哈木宰到现在还没把两个新买的奴隶阉了让米拉齐很是不解。为此他看他们就格外不顺眼,钦察人拉克金长了张大众脸平时又谨小慎微,还能说他们的语言,看着不算讨嫌。罗斯人沙库拉就倒了血霉,这种一看就是买来侍寝的性奴,除了一张楚楚动人的脸和一头扎眼的金发,其他就毫无优势,连语言都不通,在米拉齐看来简直跟犬舍里的狗没区别。他还不如猎犬呢,猎犬都能听懂一些基本命令。罗斯人却连接受调教都要旁边杵个钦察人当翻译,真是笨透了。如果这样笨的家伙,本职工作还做不好,那米拉齐真要建议哈木宰找人挖个坑把这家伙埋了肥海枣树。

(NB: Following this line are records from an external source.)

-            const f32x4* theirs = (const f32x4*)(smem + PANEL + (wave - 1) * 8192 + 1024);
-#pragma unroll
-            for (int mt = 0; mt < 4; ++mt) {
-                const f32x4 st = theirs[mt * 64 + lane];
-                f32x2_t h1 = {st[0], st[1]}, h2 = {st[2], st[3]};
-                chain_add(h1, h2, held[mt][0], held[mt][1]);
-                chain_add(h1, h2, held[mt][2], held[mt][3]);
-                const float st1 = fold_sum(h1[0] + h1[1]), st2 = fold_sum(h2[0] + h2[1]);
-                if (g == 0) ((float2*)(mine + 512))[mt * 16 + l15] = make_float2(st1, st2);
-            }
-        }
-        __syncthreads();
-        if (tid < len) {
-            float s1 = 0.f, s2 = 0.f;
-#pragma unroll
-            for (int slot = 0; slot < W / 64; ++slot) {
-                const int k = slot / 3, r = slot % 3;
-                const char* src = smem + PANEL + (2 * k + (r ? 1 : 0)) * 8192 + (r == 1 ? 512 : 0);
-                const float2 p = ((const float2*)src)[tid];
-                s1 += p.x;
-                s2 += p.y;
-            }
-            rowstats[row0 + tid] = mq_finalize_stats(s1, s2, inv_w, eps);
-        }
-    }
+                });
+                s16x4 vt[2][4];
+                auto read_v = [&](auto u_tag) {
+                    constexpr int u = decltype(u_tag)::value;
+                    static_for<4>([&](auto dt_tag) {
+                        constexpr int dt = decltype(dt_tag)::value;
+                        vt[0][dt] = lds_read_tr16<u * 4096>(kvb + (v_off0 ^ (unsigned)(dt << 5)));
+                        vt[1][dt] = lds_read_tr16<u * 4096 + 2048>(kvb + (v_off0 ^ (unsigned)(dt << 5)));
+                    });
+                };
+                read_v(std::integral_constant<int, 0>{});
+                if (len < 64) {
+#pragma unroll
+                    for (int t = 0; t < 4; ++t)
+#pragma unroll
+                        for (int q = 0; q < 4; ++q) sc[t][q] = (t * 16 + g * 4 + q < len) ? sc[t][q] : -INFINITY;
+                }
+                float mx = fmaxf(fmaxf(fmaxf(sc[0][0], sc[0][1]), fmaxf(sc[0][2], sc[0][3])), fmaxf(fmaxf(sc[1][0], sc[1][1]), fmaxf(sc[1][2], sc[1][3])));
+                mx = fmaxf(mx, fmaxf(fmaxf(fmaxf(sc[2][0], sc[2][1]), fmaxf(sc[2][2], sc[2][3])), fmaxf(fmaxf(sc[3][0], sc[3][1]), fmaxf(sc[3][2], sc[3][3]))));
+                mx = fold_max(mx);
+                const float neg_mc = -mx * scale_log2e;
+                float psum = 0.f;
+#pragma unroll
+                for (int t = 0; t < 4; ++t)
+#pragma unroll
+                    for (int q = 0; q < 4; ++q) {
+                        sc[t][q] = __builtin_amdgcn_exp2f(fmaf(sc[t][q], scale_log2e, neg_mc));
+                        psum += sc[t][q];
+                    }
+                f32x4 o[4];
+#pragma unroll
+                for (int dt = 0; dt < 4; ++dt) o[dt] = f32x4{0.f, 0.f, 0.f, 0.f};
+                static_for<2>([&](auto u_tag) {
+                    constexpr int u = decltype(u_tag)::value;
+                    asm volatile("s_waitcnt lgkmcnt(0)" ::: "memory");
+#pragma unroll
+                    for (int t = 0; t < 2; ++t)
+#pragma unroll
+                        for (int dt = 0; dt < 4; ++dt) landed(vt[t][dt]);
+                    union { uint32_t w[4]; bf16x8 v; } pb;
+                    pb.w[0] = pack_bf16x2(sc[2 * u][0], sc[2 * u][1]);
+                    pb.w[1] = pack_bf16x2(sc[2 * u][2], sc[2 * u][3]);
+                    pb.w[2] = pack_bf16x2(sc[2 * u + 1][0], sc[2 * u + 1][1]);
+                    pb.w[3] = pack_bf16x2(sc[2 * u + 1][2], sc[2 * u + 1][3]);
+#pragma unroll
+                    for (int dt = 0; dt < 4; ++dt) {
+                        union { s16x4 t[2]; bf16x8 v; } vf;
+                        vf.t[0] = vt[0][dt];
+                        vf.t[1] = vt[1][dt];
+                        o[dt] = __builtin_amdgcn_mfma_f32_16x16x32_bf16(vf.v, pb.v, o[dt], 0, 0, 0);
+                    }
+                    if constexpr (u == 0) {
+                        __builtin_amdgcn_sched_barrier(0);
+                        read_v(std::integral_constant<int, 1>{});
+                    }
+                });
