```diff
diff --git a/sam_audio_amd/csrc/kernels.h b/sam_audio_amd/csrc/kernels.h
--- a/sam_audio_amd/csrc/kernels.h
+++ b/sam_audio_amd/csrc/kernels.h
@@ -100,6 +100,8 @@
 bool gemm8_split3_ok(const GemmParams& p);
 bool conv7h_ok(const GemmParams& p);
 hipError_t launch_conv7h(const GemmParams& p, hipStream_t st);
+bool fly7_ok(const GemmParams& p);
+hipError_t launch_fly7(const GemmParams& p, hipStream_t st);
 bool resunit_ok(const GemmParams& p, const GemmParams& q);
 hipError_t launch_resunit(const GemmParams& p, const GemmParams& q, hipStream_t st);
 hipError_t launch_gemm8_split(const GemmParams& p, int full, int part, hipStream_t st);
```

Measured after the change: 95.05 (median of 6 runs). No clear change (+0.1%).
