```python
SIGNATURES = {
    "rb_abi_version": (C.c_int, []),
    "rb_last_error": (C.c_char_p, []),
    "rb_profile_enable": (C.c_int, [_i32]),
    "rb_profile_collect": (C.c_int, [_i32, C.POINTER(C.c_double), C.POINTER(C.c_int)]),
    "rb_tree_update": (C.c_int, [_vp, _i64, _i64, _vp, _vp, _f32, _i32, _i32, _vp, _vp, _vp, _vp]),
    "rb_tree_find": (C.c_int, [_vp, _i64, _i64, _vp, _i32, _vp, _vp, _vp, _vp]),
    "rb_tree_sample": (C.c_int, [_vp, _i64, _i64, _vp, _i32, _i32, _vp, _i32, _u64, _vp, _i32, _f32, _vp, _i32,
                                 _vp, _vp, _vp, _vp, _vp, _vp]),
    "rb_gather": (C.c_int, [_vp, _vp, _vp, _vp, _vp, _i64, _vp, _i32, _i32, _i32, _vp, _vp, _vp, _vp, _vp, _vp, _vp]),
    "rb_iter_states": (C.c_int, [_vp, _vp, _i64, _i64, _i32, _i32, _vp, _vp]),
    "rb_append": (C.c_int, [_vp, _i64, _i64, _vp, _vp, _vp, _vp, _vp, _vp, _vp, _vp, C.c_int32, _f32, _i32, _vp]),
    "rb_append_batch": (C.c_int, [_vp, _i64, _i64, _vp, _vp, _vp, _vp, _vp, _vp, _vp, _vp, _vp, _vp, _vp, _i32, _vp]),
    "rb_c51_loss_grad": (C.c_int, [_vp, _vp, _vp, _vp, _vp, _vp, _vp, _vp, _f32, _f32, _f32, _f32, _i32, _i32, _i32,
                                   _vp, _vp, _vp, _vp, _vp]),
    "rb_noisy_resample": (C.c_int, [_vp, _vp, _vp, _vp, _i32, _vp, _vp, _u64, _vp, _vp]),
    "rb_noisy_outer": (C.c_int, [_vp, _vp, _vp, _vp, _i32, _vp, _vp, _vp]),
    "rb_noise_factors": (C.c_int, [_vp, _i32, _vp, _i32, _vp, _vp, _u64, _vp, _vp]),
    "rb_head_splits": (C.c_int, [_i32, _i32, C.POINTER(C.c_int), C.POINTER(C.c_int)]),
    "rb_head_ticket_count": (C.c_int, []),
    "rb_head_debug": (C.c_int, [_i32]),
    "rb_head_forward": (C.c_int, [_hp, _vp, _i32, _vp, _i32, _vp, _vp, _vp, _vp, _vp, _vp]),
    "rb_head_logits": (C.c_int, [_vp, _i32, _i32, _i32, _vp, _vp]),
    "rb_head_backward": (C.c_int, [_hp, _hg, _vp, _vp, _vp, _i32, _vp, _vp, _i32, _i32, _vp]),
    "rb_bias_grad": (C.c_int, [_vp, _i32, _i32, _i32, _vp, _vp]),
    "rb_conv_wgrad_scratch_elems": (C.c_int, [_i32, _i32, _i32, _i32, _i32, _i32]),
    "rb_conv_wgrad": (C.c_int, [_vp, _vp, _i32, _i32, _i32, _i32, _i32, _i32, _i32, _vp, _vp, _vp, _vp]),
    "rb_c51_dueling_loss_grad": (C.c_int, [_vp, _vp, _i32, _i32, _vp, _vp, _vp, _vp, _vp, _f32, _f32, _f32, _f32, _i32,
                                           _vp, _vp, _vp, _vp, _vp]),
    "rb_noisy_compose": (C.c_int, [_vp, _vp, _vp, _i64, _vp, _vp]),
    "rb_peer_scratch_bytes": (C.c_int, []),
    "rb_peer_reduce": (C.c_int, [_vp, _vp, _i32, _i32, _i32, _i64, _i64, _f32, _vp, _vp, _vp, _vp]),
    "rb_peer_adam_gather": (C.c_int, [_vp, _vp, _vp, _i32, _i32, _i32, _vp, _vp, _vp, _vp, _vp, _f32, _f32, _f32, _f32, _f32,
                                      _vp, _vp, _vp, _vp, _vp, _vp]),
    "rb_peer_clip_adam": (C.c_int, [_vp, _vp, _vp, _vp, _i32, _i32, _i64, _vp, _vp, _vp, _f32, _f32, _f32, _f32, _f32, _f32,
                                    _vp, _vp, _vp, _vp, _vp]),
    "rb_clip_adam_scratch_elems": (C.c_int, []),
    "rb_clip_adam": (C.c_int, [_vp, _vp, _vp, _vp, _i64, _f32, _f32, _f32, _f32, _f32, _f32, _vp, _vp, _vp, _vp, _vp]),
    "rb_q_values": (C.c_int, [_vp, _i32, _i32, _i32, _vp, _vp, _vp, _vp, _vp]),
}


class RainbowB200Error(RuntimeError):
    pass


def load():
    global _lib
    if _lib is not None:
        return _lib
    if _build.stale():
        try:
            _build.build()
        except Exception as e:
            if not os.path.exists(_build.SO):
                raise RainbowB200Error(f"librainbow_b200.so is missing and could not be built: {e}") from e
    lib = C.CDLL(_build.SO)
    for name, (res, args) in SIGNATURES.items():
        fn = getattr(lib, name)
        fn.restype = res
        fn.argtypes = args
    if lib.rb_abi_version() != 2:
        raise RainbowB200Error("librainbow_b200.so ABI version mismatch")
    _lib = lib
    return lib


def check(rc):
    if rc != 0:
        raise RainbowB200Error(f"rainbow_b200 C ABI error {rc}: {load().rb_last_error().decode()}")


def ptr(t):
    if t is None:
        return None
    if not t.is_cuda:
        raise RainbowB200Error("rainbow_b200 kernels need CUDA tensors (no CPU fallback exists)")
    if not t.is_contiguous():
        raise RainbowB200Error("rainbow_b200 kernels need contiguous tensors")
    return t.data_ptr()


def stream():
    import torch
    return torch.cuda.current_stream().cuda_stream


KERNEL_IDS = ["tree_update", "tree_find", "tree_sample", "gather", "iter_states", "append", "c51", "noisy_resample",
              "noisy_compose", "sqnorm", "clip_adam", "head_fc1", "head_fc2", "head_logits", "head_wgrad2", "head_dh",
              "head_bwd1", "noise_factors", "c51_dueling", "bias_grad", "q_values", "head_reduce1", "conv_wgrad"]


class KernelTimer:

    def __enter__(self):
        check(load().rb_profile_enable(1))
        return self

    def __exit__(self, *exc):
        lib = load()
        check(lib.rb_profile_enable(0))
        self.result = {}
        for i, name in enumerate(KERNEL_IDS):
            ms, n = C.c_double(0.0), C.c_int(0)
            check(lib.rb_profile_collect(i, C.byref(ms), C.byref(n)))
            if n.value:
                self.result[name] = (n.value, 1e3 * ms.value / n.value)
        return False
```

### rainbow_b200/csrc/rb_head.cu

```cuda

#include <cooperative_groups.h>
#include <cuda_runtime.h>
#include <math_constants.h>
#include <stdint.h>
#include <stdio.h>

#include "rainbow_b200.h"
#include "rb_internal.cuh"

namespace cg = cooperative_groups;

namespace {

constexpr int HT = 128;
constexpr int NT = 64;
constexpr int KT = 32;
constexpr int LDB = NT + 4;
constexpr int FC_T = 256;

struct HeadDesc {
  const float* w1_mu[2]; const float* w1_sig[2]; const float* b1_mu[2]; const float* b1_sig[2];
  const float* w2_mu[2]; const float* w2_sig[2]; const float* b2_mu[2]; const float* b2_sig[2];
  const float* ei1[2]; const float* eo1[2]; const float* ei2[2]; const float* eo2[2];
  int K1, H, Z, A;
// ... 774 lines not shown
      const float* src = in + ((size_t)(b * IC + ic) * IH + (size_t)y0 * S) * IW;
      for (int i = tid; i < have_rows * IW; i += nthr) xs[ic * xs_ld + i] = __ldg(src + i);
    }
    for (int oc = 0; oc < OC; ++oc) {
      const float* src = g + ((size_t)(b * OC + oc) * OH + y0) * OW;
      for (int i = tid; i < rows * OW; i += nthr) gs[oc * (RB * OW) + i] = __ldg(src + i);
    }
  }
  __syncthreads();
  float* dst = part + (size_t)(b * gridDim.x + band) * (size_t)(n_w + OC);
  const bool vec = (S % 4 == 0) && (IW % 4 == 0);
  const int krows = IC * KW;
  const int kr = tid % krows, og = tid / krows;
  const int ic = kr / KW, ky = kr % KW;
  float acc[CW_OCT][KW];
#pragma unroll
  for (int i = 0; i < CW_OCT; ++i)
#pragma unroll
    for (int j = 0; j < KW; ++j) acc[i][j] = 0.0f;
  if (og * CW_OCT < OC) {
    for (int yy = 0; yy < rows; ++yy) {
      const float* xrow = xs + ic * xs_ld + (yy * S + ky) * IW;
      const float* grow = gs + (og * CW_OCT) * (RB * OW) + yy * OW;
      for (int xx = 0; xx < OW; ++xx) {
        float xv[KW], gv[CW_OCT];
        if ((KW % 4 == 0) && vec) {
#pragma unroll
          for (int j = 0; j < KW; j += 4) {
            const float4 v = *reinterpret_cast<const float4*>(xrow + xx * S + j);
            xv[j] = v.x; xv[j + 1] = v.y; xv[j + 2] = v.z; xv[j + 3] = v.w;
          }
        } else {
#pragma unroll
          for (int j = 0; j < KW; ++j) xv[j] = xrow[xx * S + j];
        }
#pragma unroll
        for (int i = 0; i < CW_OCT; ++i) gv[i] = grow[i * (RB * OW) + xx];
#pragma unroll
        for (int i = 0; i < CW_OCT; ++i)
#pragma unroll
          for (int j = 0; j < KW; ++j) acc[i][j] = fmaf(gv[i], xv[j], acc[i][j]);
      }
    }
#pragma unroll
    for (int i = 0; i < CW_OCT; ++i) {
      const int oc = og * CW_OCT + i;
      if (oc < OC) {
#pragma unroll
        for (int j = 0; j < KW; ++j) dst[((size_t)(oc * IC + ic) * KW + ky) * KW + j] = acc[i][j];
      }
    }
  }
  for (int oc = tid; oc < OC; oc += nthr) {
    float bsum = 0.0f;
    for (int i = 0; i < rows * OW; ++i) bsum += gs[oc * (RB * OW) + i];
    dst[n_w + oc] = bsum;
  }
}
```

幸好沙库拉也没他预想得笨拙。这个身娇体贵的罗斯小少爷在奴隶贩子手里吃了不少苦,多少晓得了利害,渐渐开始接受自己受诅咒的命运。尽管落到了刻薄的米拉齐总管手里,但他的钦察朋友曾经暗中鼓励他,说只要熬眼前的困难未来还是很光明的。因为买下他们的不是二手贩子也不是什么凶神恶煞,而是一个看上去“很贤明很仁慈”的年轻埃米尔。证据是他听了他们的哀求,真就洪恩浩荡没有阉割他们。米拉齐总管虽然凶恶,也不过是个身份高一点的仆人。真正可以决定奴隶命运的还是主人,遇到一个好的主人是奴隶人生中不幸中的大幸。而现在他只有好好表现,才能争取到哈木宰的青睐。得到了主人的保护,以后总管就别想再欺负他们了。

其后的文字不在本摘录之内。